◆ **Task prompt**:
Some lines in the entries contain the word "PDir". Copy all of them.

Saved data entries
****************************************

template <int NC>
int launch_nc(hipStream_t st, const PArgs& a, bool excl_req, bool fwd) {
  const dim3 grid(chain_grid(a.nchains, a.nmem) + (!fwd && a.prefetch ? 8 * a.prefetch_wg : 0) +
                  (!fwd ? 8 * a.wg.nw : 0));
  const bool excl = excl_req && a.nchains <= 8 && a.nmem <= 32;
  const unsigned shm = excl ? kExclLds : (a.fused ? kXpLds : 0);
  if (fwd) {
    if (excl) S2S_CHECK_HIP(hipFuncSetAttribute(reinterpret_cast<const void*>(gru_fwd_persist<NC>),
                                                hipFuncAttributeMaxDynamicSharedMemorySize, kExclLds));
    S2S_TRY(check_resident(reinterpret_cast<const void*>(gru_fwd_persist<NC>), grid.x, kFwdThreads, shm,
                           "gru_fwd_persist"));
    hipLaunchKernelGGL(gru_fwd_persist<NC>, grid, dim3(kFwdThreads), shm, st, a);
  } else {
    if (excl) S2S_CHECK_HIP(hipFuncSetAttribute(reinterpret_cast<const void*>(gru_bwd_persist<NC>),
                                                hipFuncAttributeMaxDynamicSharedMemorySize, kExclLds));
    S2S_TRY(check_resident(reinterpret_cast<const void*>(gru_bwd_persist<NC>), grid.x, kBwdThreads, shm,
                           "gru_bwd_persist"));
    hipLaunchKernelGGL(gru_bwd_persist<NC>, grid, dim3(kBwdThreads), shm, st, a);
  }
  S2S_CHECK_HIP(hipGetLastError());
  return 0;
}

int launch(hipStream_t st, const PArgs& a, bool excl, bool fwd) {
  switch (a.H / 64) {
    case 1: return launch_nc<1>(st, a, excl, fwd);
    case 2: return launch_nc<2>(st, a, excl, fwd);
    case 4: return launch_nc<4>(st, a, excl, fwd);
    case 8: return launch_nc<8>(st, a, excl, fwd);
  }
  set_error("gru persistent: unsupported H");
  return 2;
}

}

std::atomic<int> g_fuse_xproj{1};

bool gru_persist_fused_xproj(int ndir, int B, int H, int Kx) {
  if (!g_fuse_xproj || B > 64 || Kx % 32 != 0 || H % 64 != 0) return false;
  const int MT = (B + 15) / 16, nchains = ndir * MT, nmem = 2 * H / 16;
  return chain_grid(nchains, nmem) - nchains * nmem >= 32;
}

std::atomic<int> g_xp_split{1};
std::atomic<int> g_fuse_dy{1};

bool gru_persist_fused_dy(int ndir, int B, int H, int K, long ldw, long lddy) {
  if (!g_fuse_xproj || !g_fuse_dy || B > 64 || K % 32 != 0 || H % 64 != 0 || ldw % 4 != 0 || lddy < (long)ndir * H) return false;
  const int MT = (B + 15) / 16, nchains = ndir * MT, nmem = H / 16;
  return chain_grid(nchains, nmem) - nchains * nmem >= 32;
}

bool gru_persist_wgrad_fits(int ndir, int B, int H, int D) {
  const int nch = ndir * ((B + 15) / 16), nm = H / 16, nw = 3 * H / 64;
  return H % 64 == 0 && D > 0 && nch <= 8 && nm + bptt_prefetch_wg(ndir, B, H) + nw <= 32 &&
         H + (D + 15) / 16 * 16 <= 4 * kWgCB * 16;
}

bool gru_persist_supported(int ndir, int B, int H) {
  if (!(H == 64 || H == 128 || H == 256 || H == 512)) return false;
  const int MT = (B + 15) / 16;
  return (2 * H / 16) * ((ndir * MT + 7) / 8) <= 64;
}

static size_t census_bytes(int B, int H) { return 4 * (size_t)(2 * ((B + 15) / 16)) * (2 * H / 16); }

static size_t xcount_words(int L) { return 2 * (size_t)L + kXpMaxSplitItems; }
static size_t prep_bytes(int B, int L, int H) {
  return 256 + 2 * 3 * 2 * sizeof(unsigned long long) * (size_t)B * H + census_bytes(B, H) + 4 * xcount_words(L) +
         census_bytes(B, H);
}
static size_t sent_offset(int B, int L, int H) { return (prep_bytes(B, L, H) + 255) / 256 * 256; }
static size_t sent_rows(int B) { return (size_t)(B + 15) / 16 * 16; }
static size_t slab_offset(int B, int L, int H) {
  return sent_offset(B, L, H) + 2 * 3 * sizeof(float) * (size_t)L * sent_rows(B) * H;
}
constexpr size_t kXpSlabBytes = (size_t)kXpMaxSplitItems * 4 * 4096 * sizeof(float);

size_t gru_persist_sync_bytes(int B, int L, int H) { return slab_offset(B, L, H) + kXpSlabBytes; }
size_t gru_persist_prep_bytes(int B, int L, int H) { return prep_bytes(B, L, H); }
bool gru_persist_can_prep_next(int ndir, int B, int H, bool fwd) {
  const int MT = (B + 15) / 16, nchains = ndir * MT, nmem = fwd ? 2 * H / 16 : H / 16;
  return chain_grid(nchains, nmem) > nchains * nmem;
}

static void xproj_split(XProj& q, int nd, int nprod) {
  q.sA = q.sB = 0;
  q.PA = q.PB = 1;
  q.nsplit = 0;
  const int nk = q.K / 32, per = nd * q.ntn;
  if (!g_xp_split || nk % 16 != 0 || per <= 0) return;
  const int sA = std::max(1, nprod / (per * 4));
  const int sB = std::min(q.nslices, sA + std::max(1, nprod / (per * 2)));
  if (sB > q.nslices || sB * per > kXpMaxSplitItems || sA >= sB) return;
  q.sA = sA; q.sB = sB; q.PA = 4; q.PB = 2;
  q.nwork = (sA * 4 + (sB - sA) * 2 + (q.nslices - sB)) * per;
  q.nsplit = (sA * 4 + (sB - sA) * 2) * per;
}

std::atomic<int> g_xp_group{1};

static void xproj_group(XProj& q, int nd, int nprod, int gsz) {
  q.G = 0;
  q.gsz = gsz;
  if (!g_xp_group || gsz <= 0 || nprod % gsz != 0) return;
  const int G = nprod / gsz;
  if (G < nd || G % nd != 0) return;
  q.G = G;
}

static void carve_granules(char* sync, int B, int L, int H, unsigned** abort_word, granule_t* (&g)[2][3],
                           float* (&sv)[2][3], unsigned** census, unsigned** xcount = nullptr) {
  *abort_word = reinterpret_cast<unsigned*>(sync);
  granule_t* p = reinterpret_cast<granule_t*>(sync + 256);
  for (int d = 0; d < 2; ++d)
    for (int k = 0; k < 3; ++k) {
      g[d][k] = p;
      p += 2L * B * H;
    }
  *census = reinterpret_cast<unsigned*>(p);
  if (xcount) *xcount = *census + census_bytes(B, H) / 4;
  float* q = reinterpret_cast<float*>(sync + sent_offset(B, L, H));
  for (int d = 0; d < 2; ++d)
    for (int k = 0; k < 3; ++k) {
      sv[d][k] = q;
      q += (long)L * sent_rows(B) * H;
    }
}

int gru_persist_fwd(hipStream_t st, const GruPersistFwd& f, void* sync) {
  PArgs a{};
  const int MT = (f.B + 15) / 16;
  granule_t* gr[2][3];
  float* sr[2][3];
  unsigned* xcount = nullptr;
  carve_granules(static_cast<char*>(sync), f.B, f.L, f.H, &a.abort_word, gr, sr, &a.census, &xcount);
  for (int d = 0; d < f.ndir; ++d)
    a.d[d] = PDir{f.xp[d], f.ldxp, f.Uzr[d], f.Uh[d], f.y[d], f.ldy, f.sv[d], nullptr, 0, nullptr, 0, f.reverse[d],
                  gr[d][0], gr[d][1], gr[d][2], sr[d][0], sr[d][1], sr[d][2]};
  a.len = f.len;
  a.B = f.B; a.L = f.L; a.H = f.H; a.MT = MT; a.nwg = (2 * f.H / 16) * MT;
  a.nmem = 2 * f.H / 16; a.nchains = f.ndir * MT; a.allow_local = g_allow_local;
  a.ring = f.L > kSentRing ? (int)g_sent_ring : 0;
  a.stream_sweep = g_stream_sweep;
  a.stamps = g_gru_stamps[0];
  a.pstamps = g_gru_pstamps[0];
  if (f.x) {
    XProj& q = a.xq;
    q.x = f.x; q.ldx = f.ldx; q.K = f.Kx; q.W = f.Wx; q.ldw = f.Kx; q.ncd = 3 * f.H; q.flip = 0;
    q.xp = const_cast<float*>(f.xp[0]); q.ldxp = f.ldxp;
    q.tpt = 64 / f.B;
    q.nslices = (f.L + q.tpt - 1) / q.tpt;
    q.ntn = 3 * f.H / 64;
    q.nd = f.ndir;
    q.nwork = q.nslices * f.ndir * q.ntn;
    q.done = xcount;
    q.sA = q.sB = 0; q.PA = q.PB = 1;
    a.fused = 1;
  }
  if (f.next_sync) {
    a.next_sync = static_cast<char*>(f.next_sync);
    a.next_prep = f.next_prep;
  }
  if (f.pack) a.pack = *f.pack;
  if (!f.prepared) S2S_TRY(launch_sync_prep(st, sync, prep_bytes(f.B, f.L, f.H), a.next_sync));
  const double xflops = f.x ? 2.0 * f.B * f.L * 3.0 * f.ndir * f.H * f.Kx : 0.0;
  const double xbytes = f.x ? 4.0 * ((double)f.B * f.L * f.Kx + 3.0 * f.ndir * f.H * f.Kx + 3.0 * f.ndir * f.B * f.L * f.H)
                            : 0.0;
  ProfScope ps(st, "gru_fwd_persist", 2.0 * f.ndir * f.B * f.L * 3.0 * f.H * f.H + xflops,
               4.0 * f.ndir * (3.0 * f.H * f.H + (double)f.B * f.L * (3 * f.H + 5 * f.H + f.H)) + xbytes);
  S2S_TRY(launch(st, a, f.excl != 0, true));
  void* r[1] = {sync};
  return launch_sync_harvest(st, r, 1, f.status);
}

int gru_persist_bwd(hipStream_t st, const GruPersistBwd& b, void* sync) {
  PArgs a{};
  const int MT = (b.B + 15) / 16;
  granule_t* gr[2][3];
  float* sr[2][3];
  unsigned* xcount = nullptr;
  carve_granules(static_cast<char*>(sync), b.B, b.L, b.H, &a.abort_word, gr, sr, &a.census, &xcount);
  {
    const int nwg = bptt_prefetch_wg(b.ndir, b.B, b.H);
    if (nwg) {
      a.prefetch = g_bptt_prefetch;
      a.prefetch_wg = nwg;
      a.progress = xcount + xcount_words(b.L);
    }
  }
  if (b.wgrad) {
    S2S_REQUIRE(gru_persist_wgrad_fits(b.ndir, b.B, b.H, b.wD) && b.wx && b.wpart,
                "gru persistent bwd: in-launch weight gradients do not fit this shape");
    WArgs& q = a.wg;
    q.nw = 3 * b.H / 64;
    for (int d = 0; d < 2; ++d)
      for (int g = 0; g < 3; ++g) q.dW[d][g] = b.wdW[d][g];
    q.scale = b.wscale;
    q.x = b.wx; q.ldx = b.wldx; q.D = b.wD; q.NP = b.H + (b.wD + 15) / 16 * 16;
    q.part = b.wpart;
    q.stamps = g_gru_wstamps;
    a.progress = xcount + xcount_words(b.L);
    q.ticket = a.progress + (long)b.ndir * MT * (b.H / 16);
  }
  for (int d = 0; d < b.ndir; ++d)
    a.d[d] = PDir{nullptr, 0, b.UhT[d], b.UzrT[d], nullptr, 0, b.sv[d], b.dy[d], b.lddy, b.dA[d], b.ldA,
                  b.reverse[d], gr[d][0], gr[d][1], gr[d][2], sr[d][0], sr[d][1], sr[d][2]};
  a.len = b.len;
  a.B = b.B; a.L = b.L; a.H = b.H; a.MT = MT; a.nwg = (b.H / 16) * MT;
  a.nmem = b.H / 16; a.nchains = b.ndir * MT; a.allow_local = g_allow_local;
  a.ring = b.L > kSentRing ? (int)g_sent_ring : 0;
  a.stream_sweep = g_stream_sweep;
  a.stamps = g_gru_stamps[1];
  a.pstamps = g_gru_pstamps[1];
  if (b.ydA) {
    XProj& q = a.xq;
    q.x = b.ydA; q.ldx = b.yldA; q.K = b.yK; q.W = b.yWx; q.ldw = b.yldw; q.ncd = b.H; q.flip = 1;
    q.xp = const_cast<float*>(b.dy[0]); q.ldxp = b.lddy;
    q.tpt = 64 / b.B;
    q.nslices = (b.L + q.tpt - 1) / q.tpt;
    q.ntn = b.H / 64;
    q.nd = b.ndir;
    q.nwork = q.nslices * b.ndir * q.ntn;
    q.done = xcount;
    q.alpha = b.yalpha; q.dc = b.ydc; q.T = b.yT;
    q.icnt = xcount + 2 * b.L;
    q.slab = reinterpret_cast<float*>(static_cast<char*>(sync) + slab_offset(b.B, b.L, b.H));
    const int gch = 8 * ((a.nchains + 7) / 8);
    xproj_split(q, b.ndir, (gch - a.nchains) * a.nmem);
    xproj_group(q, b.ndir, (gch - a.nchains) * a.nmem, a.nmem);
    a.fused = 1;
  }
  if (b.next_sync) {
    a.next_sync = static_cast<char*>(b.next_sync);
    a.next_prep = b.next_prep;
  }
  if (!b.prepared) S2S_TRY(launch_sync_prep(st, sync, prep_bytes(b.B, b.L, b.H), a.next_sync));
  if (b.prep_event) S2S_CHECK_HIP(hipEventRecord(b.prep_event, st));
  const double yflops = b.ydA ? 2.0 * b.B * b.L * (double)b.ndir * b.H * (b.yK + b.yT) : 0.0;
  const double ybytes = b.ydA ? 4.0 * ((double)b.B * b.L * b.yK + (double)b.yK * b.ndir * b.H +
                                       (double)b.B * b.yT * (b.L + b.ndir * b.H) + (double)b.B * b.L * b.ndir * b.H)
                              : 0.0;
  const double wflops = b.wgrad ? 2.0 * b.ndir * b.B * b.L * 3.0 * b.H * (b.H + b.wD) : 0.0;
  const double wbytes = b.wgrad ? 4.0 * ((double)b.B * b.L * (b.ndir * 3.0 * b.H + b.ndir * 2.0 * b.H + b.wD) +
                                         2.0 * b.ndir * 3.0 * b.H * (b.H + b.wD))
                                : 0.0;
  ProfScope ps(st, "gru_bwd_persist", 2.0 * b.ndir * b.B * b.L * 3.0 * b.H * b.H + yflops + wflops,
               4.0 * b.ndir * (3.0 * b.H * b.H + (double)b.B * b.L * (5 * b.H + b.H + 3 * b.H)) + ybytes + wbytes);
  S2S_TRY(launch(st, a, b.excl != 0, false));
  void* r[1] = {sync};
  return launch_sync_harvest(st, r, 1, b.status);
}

****************************************

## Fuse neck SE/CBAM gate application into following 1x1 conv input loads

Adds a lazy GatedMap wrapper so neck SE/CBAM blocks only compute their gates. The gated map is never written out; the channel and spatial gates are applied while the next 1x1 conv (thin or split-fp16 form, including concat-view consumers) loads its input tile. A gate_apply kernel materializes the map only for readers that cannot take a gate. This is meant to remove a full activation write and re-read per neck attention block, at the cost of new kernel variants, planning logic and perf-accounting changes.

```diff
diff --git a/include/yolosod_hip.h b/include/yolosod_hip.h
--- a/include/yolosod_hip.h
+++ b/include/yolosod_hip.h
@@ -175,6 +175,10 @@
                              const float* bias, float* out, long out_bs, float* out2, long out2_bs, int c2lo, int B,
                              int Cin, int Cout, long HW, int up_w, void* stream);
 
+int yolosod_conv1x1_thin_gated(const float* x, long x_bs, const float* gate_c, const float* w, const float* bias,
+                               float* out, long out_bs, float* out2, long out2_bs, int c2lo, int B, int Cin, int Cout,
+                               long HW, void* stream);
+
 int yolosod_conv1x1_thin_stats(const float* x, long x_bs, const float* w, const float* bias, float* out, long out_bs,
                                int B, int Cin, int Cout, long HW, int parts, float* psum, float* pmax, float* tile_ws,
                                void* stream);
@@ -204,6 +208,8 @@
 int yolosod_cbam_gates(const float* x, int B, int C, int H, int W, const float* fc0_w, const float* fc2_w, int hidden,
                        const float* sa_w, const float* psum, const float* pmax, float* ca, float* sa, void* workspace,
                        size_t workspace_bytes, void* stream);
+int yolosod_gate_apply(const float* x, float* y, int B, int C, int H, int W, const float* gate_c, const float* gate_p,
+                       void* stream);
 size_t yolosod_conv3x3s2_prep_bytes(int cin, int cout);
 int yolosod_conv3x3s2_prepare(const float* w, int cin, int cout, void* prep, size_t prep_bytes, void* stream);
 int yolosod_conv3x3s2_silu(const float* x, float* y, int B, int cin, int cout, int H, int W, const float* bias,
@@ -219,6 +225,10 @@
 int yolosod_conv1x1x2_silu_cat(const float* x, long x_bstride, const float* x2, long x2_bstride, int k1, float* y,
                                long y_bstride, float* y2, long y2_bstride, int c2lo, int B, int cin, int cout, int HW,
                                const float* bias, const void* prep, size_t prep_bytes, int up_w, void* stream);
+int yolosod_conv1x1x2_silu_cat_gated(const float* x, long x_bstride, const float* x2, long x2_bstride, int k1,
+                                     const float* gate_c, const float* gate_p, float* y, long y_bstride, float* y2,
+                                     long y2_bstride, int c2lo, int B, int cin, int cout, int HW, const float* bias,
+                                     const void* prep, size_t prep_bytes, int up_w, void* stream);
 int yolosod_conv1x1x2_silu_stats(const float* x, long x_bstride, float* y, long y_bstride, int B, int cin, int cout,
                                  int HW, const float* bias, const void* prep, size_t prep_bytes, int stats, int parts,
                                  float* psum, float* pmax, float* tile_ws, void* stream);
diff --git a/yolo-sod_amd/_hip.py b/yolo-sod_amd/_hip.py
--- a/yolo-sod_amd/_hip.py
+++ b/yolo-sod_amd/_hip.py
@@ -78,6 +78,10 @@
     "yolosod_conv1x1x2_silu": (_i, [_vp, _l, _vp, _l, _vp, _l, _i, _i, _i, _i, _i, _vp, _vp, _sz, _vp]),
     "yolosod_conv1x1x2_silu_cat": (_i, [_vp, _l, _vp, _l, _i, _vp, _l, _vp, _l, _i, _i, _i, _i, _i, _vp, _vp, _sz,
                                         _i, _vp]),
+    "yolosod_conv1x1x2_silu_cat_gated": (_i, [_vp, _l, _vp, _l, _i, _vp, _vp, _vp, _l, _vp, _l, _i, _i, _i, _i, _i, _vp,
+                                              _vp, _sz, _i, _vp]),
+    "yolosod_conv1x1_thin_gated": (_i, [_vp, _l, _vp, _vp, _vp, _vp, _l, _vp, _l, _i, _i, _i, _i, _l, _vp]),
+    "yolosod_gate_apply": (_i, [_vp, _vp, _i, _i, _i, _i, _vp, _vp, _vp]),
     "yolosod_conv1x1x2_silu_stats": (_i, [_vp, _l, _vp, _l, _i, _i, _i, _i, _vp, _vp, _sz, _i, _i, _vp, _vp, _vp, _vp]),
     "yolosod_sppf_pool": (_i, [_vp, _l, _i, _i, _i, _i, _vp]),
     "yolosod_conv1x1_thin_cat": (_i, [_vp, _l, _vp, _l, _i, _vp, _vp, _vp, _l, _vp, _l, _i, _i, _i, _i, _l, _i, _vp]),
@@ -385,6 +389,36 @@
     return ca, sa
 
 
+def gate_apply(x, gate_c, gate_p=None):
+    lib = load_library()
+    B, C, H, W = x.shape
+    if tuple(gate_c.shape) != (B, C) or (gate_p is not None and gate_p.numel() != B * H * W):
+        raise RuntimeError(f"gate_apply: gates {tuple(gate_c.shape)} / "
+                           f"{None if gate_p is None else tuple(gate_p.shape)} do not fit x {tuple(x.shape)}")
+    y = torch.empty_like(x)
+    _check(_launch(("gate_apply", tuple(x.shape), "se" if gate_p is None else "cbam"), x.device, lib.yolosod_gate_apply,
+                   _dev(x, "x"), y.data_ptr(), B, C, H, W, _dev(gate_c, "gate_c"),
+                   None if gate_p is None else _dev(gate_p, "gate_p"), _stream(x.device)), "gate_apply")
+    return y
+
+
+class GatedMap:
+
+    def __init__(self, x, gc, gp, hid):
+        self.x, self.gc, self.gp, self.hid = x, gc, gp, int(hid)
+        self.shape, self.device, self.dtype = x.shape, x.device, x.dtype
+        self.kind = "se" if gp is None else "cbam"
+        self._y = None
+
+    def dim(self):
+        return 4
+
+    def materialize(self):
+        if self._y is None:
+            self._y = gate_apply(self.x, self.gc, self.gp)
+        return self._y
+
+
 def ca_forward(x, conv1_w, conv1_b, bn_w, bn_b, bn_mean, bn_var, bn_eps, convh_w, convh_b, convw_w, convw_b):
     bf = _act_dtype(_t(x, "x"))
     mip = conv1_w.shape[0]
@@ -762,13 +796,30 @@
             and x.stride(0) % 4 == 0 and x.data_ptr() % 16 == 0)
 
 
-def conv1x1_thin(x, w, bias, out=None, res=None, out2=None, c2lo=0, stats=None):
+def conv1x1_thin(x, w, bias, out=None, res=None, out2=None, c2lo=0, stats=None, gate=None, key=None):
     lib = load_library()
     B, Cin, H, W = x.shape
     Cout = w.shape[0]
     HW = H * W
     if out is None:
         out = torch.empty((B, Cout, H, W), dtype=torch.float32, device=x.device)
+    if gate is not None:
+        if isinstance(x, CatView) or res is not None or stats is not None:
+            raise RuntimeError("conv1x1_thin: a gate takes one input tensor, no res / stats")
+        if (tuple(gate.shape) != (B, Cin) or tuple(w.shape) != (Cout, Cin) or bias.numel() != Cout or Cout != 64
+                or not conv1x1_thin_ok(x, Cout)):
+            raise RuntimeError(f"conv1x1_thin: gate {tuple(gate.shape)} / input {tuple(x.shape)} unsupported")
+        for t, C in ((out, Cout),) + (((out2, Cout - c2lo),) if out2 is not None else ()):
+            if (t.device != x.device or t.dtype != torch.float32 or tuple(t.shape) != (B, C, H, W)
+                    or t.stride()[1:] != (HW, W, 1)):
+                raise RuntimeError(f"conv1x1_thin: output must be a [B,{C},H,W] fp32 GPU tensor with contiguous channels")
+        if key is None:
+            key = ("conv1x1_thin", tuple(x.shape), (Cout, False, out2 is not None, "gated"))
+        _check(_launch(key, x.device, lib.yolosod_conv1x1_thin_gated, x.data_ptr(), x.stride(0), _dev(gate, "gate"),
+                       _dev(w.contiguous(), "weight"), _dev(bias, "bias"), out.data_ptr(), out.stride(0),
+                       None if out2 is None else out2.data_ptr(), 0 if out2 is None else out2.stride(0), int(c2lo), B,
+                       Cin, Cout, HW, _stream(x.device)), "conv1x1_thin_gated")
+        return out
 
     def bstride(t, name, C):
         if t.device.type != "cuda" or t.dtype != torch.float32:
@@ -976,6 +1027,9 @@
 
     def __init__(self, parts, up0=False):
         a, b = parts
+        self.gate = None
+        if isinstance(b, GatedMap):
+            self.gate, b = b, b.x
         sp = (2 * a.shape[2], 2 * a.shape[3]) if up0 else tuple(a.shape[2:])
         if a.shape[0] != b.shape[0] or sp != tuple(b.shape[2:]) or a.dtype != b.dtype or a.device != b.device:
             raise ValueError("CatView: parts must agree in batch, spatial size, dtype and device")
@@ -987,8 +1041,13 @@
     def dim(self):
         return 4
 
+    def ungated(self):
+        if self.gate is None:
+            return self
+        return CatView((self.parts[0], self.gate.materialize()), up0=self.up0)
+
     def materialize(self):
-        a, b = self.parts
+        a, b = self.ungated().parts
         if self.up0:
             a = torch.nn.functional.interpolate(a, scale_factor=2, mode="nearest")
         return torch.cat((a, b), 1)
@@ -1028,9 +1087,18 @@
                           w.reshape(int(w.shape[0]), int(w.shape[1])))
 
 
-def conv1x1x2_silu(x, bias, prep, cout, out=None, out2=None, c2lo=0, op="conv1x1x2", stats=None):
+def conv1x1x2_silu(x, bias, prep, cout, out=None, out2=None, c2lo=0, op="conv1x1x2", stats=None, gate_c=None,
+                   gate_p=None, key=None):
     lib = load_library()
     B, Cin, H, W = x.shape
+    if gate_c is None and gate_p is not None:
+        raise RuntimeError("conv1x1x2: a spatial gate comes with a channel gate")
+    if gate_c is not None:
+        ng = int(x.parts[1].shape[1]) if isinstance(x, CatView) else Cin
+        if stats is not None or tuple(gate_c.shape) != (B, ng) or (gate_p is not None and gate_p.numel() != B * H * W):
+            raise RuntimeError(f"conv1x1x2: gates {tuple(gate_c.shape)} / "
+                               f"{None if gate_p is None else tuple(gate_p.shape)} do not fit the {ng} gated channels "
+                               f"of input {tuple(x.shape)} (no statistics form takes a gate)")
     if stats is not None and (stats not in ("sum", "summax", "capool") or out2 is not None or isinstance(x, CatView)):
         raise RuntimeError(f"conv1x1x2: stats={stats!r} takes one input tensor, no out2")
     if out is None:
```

****************************************

◆ **Exercise solution**:
    a.d[d] = PDir{f.xp[d], f.ldxp, f.Uzr[d], f.Uh[d], f.y[d], f.ldy, f.sv[d], nullptr, 0, nullptr, 0, f.reverse[d],
    a.d[d] = PDir{nullptr, 0, b.UhT[d], b.UzrT[d], nullptr, 0, b.sv[d], b.dy[d], b.lddy, b.dA[d], b.ldA,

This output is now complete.